• _DIRECTIONS_
Pull every line that holds the word "fail" from the entries.

+ + + +

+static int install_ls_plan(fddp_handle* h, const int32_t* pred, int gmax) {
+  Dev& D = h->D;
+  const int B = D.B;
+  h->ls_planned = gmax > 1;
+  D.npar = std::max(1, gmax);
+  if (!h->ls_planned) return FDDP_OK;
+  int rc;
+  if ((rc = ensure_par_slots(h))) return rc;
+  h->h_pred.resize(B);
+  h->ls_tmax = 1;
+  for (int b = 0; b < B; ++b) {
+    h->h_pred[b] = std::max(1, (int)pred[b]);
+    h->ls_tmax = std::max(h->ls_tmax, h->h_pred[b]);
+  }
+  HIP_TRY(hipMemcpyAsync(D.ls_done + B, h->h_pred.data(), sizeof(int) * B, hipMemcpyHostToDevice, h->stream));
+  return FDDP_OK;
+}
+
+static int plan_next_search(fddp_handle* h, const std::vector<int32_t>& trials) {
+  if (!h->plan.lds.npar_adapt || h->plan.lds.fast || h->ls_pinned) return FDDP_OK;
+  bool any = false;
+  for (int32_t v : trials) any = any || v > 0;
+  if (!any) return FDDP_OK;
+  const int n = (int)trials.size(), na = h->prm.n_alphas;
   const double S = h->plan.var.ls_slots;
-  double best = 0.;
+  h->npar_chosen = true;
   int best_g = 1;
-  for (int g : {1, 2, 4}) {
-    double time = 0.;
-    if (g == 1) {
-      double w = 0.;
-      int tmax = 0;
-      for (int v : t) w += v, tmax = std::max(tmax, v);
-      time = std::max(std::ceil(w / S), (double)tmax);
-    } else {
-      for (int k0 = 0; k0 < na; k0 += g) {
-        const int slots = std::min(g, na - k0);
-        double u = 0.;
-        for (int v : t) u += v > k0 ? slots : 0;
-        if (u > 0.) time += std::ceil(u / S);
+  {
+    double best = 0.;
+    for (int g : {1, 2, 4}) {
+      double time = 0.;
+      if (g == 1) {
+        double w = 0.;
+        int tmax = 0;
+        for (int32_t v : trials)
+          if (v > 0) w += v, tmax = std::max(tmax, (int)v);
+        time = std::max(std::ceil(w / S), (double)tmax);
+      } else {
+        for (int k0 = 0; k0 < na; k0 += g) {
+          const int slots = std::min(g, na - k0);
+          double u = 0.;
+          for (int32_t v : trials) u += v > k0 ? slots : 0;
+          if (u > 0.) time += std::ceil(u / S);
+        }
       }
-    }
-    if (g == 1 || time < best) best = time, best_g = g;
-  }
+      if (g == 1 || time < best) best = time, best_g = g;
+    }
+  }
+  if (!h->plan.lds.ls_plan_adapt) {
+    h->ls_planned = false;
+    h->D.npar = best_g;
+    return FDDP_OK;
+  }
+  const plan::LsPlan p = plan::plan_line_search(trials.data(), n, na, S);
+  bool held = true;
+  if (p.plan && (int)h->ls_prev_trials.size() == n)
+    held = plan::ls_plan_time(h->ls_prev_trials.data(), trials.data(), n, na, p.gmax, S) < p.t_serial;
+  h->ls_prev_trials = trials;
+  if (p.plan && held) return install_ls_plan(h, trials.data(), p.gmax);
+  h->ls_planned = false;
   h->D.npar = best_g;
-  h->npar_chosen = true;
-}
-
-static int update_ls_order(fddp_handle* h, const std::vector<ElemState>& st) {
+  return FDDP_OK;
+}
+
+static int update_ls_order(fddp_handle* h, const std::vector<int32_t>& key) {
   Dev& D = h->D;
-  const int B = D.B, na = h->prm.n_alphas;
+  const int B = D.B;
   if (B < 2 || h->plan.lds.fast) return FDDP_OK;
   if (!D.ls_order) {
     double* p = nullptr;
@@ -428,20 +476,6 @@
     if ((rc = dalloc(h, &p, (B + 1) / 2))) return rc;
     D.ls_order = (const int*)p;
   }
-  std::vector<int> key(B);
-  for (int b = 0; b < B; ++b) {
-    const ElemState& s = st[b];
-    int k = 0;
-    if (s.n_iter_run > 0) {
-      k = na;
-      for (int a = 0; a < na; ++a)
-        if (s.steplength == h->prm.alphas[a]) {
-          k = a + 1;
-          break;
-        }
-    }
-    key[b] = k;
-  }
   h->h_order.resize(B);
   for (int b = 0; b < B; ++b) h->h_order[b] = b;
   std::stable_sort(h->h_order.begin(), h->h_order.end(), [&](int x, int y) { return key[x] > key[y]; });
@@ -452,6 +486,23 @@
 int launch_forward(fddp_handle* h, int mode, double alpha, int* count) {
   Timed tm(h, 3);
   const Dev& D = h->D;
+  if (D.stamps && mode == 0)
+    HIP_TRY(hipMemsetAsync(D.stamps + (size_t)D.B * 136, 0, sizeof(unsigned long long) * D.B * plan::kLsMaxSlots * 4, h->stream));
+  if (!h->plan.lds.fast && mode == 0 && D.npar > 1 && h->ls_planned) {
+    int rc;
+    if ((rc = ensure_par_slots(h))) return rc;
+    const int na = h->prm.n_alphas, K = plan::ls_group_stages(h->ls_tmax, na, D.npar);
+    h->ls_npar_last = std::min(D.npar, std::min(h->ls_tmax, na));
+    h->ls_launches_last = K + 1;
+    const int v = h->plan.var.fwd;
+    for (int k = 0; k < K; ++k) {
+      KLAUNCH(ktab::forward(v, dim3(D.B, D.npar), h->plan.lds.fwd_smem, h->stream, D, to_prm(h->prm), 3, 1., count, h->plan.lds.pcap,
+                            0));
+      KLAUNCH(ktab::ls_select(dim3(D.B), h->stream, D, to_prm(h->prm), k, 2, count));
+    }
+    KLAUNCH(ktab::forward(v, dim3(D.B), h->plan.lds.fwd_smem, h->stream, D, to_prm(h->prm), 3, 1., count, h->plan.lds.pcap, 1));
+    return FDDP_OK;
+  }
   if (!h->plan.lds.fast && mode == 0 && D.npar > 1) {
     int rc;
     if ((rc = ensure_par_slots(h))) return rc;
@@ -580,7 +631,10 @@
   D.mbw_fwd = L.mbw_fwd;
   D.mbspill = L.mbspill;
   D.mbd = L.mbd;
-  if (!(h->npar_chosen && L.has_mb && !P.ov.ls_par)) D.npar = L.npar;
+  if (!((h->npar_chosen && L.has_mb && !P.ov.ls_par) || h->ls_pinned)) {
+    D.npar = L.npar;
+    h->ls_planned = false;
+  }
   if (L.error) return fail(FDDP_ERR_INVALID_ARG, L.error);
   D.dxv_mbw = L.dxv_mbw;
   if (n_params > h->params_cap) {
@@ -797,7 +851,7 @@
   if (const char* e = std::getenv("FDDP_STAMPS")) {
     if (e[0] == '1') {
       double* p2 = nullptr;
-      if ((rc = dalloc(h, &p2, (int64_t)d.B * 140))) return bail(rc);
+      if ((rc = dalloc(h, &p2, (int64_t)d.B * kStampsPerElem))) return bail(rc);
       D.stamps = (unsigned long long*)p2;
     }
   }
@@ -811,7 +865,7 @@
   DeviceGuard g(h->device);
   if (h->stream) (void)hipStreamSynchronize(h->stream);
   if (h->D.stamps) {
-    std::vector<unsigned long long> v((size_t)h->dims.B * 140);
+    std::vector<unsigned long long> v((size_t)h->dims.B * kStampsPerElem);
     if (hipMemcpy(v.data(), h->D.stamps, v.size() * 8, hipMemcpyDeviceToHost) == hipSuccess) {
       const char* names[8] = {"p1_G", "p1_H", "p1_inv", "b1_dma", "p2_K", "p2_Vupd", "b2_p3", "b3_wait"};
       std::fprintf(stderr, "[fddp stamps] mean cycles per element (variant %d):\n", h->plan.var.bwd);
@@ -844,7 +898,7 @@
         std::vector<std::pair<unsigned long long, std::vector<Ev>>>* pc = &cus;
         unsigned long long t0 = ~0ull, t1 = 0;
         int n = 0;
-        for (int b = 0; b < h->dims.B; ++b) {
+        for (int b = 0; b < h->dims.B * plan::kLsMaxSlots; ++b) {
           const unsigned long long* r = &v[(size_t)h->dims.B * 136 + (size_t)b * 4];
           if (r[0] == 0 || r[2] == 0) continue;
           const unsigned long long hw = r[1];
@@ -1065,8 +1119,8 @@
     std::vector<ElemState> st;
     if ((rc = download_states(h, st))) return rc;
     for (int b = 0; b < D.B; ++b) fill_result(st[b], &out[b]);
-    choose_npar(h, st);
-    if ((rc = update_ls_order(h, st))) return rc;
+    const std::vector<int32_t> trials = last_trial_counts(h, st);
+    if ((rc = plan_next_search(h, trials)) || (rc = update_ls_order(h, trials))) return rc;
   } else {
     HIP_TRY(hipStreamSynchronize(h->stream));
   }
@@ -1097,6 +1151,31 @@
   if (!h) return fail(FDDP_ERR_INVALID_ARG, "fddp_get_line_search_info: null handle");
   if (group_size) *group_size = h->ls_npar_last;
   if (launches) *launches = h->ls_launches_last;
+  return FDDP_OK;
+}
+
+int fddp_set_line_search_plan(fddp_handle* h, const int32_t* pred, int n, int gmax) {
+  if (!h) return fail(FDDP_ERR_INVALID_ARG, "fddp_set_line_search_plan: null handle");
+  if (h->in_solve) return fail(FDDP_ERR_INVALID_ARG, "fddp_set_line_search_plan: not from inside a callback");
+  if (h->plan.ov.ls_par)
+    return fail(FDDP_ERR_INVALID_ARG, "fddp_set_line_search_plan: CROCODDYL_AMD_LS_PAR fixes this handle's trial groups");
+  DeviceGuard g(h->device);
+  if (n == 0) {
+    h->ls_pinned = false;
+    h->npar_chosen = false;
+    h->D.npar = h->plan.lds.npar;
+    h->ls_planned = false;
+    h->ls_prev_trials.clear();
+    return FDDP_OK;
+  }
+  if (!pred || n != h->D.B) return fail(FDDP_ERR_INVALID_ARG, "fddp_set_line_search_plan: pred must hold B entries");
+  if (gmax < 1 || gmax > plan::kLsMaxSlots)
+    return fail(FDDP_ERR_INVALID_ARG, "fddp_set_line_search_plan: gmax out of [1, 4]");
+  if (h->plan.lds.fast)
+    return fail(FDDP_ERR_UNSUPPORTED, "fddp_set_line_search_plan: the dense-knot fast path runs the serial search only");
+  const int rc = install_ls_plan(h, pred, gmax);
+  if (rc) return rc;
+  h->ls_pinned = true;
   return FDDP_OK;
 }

+ + + +

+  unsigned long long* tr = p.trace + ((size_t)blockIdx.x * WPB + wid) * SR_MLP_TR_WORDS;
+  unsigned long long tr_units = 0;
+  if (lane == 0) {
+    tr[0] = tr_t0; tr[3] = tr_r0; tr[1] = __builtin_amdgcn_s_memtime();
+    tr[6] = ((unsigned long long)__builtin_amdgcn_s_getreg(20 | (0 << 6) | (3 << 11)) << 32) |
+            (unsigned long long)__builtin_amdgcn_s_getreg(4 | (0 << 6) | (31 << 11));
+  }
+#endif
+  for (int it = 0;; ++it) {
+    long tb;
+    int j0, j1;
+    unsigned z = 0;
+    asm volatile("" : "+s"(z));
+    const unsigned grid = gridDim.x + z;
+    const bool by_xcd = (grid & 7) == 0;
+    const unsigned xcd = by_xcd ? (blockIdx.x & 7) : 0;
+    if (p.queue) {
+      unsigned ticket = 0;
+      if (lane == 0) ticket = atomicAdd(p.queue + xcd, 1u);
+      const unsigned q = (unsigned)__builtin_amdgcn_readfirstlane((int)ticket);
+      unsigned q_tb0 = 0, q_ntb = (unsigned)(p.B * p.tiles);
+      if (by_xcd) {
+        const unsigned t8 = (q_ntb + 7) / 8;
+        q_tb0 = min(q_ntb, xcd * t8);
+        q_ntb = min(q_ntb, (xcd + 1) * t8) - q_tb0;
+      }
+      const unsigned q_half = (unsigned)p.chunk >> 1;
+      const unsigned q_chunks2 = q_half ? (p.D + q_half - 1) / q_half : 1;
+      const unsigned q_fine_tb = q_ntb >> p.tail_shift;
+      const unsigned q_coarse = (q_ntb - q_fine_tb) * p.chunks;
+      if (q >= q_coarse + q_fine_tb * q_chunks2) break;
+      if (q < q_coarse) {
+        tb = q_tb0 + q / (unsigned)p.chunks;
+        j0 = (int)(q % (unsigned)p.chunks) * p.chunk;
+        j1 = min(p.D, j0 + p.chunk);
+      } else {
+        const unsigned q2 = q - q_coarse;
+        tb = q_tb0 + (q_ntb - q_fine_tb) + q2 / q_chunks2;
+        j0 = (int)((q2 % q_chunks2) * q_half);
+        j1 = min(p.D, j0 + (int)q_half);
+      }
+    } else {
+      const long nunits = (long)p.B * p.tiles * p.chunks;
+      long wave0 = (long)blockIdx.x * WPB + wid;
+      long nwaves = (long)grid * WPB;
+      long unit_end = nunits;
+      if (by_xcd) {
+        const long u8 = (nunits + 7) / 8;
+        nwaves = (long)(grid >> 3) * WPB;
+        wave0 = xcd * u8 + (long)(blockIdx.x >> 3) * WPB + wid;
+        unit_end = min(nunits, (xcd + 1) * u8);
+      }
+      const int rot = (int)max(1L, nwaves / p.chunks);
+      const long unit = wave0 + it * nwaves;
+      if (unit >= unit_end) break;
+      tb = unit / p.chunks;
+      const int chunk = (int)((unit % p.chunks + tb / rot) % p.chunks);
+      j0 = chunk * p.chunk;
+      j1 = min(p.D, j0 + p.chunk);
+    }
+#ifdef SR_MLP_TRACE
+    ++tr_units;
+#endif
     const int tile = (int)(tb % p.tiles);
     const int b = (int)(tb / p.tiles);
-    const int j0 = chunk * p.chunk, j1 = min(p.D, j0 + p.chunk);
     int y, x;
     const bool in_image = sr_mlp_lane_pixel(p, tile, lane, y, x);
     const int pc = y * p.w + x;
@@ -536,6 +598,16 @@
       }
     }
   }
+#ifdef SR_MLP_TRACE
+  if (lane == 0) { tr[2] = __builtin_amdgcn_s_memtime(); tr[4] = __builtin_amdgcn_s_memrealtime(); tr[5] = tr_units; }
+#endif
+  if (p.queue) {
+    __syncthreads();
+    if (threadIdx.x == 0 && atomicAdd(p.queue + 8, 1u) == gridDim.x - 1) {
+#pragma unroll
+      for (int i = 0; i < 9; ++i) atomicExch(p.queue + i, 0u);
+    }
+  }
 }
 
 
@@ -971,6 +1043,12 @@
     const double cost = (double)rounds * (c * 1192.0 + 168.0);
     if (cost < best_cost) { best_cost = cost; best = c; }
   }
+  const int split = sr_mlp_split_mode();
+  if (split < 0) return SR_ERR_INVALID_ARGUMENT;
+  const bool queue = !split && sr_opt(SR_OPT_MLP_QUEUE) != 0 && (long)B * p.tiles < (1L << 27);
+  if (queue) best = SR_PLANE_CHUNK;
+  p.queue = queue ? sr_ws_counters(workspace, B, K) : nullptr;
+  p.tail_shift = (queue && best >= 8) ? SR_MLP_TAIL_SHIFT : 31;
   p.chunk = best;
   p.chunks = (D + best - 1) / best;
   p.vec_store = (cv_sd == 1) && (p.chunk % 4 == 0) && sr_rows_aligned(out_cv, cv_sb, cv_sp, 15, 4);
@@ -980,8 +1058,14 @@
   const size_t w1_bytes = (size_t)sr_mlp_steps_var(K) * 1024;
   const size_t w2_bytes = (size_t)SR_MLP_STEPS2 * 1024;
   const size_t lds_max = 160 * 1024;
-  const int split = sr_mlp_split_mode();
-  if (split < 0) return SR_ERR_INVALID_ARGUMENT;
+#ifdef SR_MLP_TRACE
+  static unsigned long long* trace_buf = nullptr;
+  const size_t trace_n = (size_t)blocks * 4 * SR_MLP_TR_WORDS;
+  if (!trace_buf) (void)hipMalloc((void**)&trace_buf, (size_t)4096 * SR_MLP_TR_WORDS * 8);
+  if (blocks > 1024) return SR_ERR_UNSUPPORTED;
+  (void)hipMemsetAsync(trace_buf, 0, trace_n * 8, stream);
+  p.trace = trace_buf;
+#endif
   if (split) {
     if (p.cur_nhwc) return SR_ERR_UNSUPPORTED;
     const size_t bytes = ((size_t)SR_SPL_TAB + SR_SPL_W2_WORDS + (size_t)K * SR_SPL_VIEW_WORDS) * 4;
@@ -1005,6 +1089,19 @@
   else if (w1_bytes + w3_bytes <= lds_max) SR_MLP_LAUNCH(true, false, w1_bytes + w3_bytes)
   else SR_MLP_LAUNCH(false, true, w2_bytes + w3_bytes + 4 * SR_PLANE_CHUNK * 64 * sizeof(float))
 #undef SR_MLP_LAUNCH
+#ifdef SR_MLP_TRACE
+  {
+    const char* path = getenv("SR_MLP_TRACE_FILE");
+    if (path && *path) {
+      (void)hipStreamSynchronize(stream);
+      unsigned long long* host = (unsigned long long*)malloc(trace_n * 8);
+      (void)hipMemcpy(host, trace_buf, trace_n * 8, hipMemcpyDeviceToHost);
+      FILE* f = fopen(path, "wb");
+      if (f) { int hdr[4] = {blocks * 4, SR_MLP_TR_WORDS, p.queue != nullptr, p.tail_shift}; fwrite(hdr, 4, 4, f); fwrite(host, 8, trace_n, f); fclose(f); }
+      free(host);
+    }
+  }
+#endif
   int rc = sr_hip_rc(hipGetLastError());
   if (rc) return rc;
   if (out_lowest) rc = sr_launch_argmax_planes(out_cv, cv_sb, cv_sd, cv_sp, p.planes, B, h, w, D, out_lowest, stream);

+ + + +

• _OUTPUT FOR THIS EXERCISE_
   if (L.error) return fail(FDDP_ERR_INVALID_ARG, L.error);
   if (!h) return fail(FDDP_ERR_INVALID_ARG, "fddp_get_line_search_info: null handle");
+  if (!h) return fail(FDDP_ERR_INVALID_ARG, "fddp_set_line_search_plan: null handle");
+  if (h->in_solve) return fail(FDDP_ERR_INVALID_ARG, "fddp_set_line_search_plan: not from inside a callback");
+    return fail(FDDP_ERR_INVALID_ARG, "fddp_set_line_search_plan: CROCODDYL_AMD_LS_PAR fixes this handle's trial groups");
+  if (!pred || n != h->D.B) return fail(FDDP_ERR_INVALID_ARG, "fddp_set_line_search_plan: pred must hold B entries");
+    return fail(FDDP_ERR_INVALID_ARG, "fddp_set_line_search_plan: gmax out of [1, 4]");
+    return fail(FDDP_ERR_UNSUPPORTED, "fddp_set_line_search_plan: the dense-knot fast path runs the serial search only");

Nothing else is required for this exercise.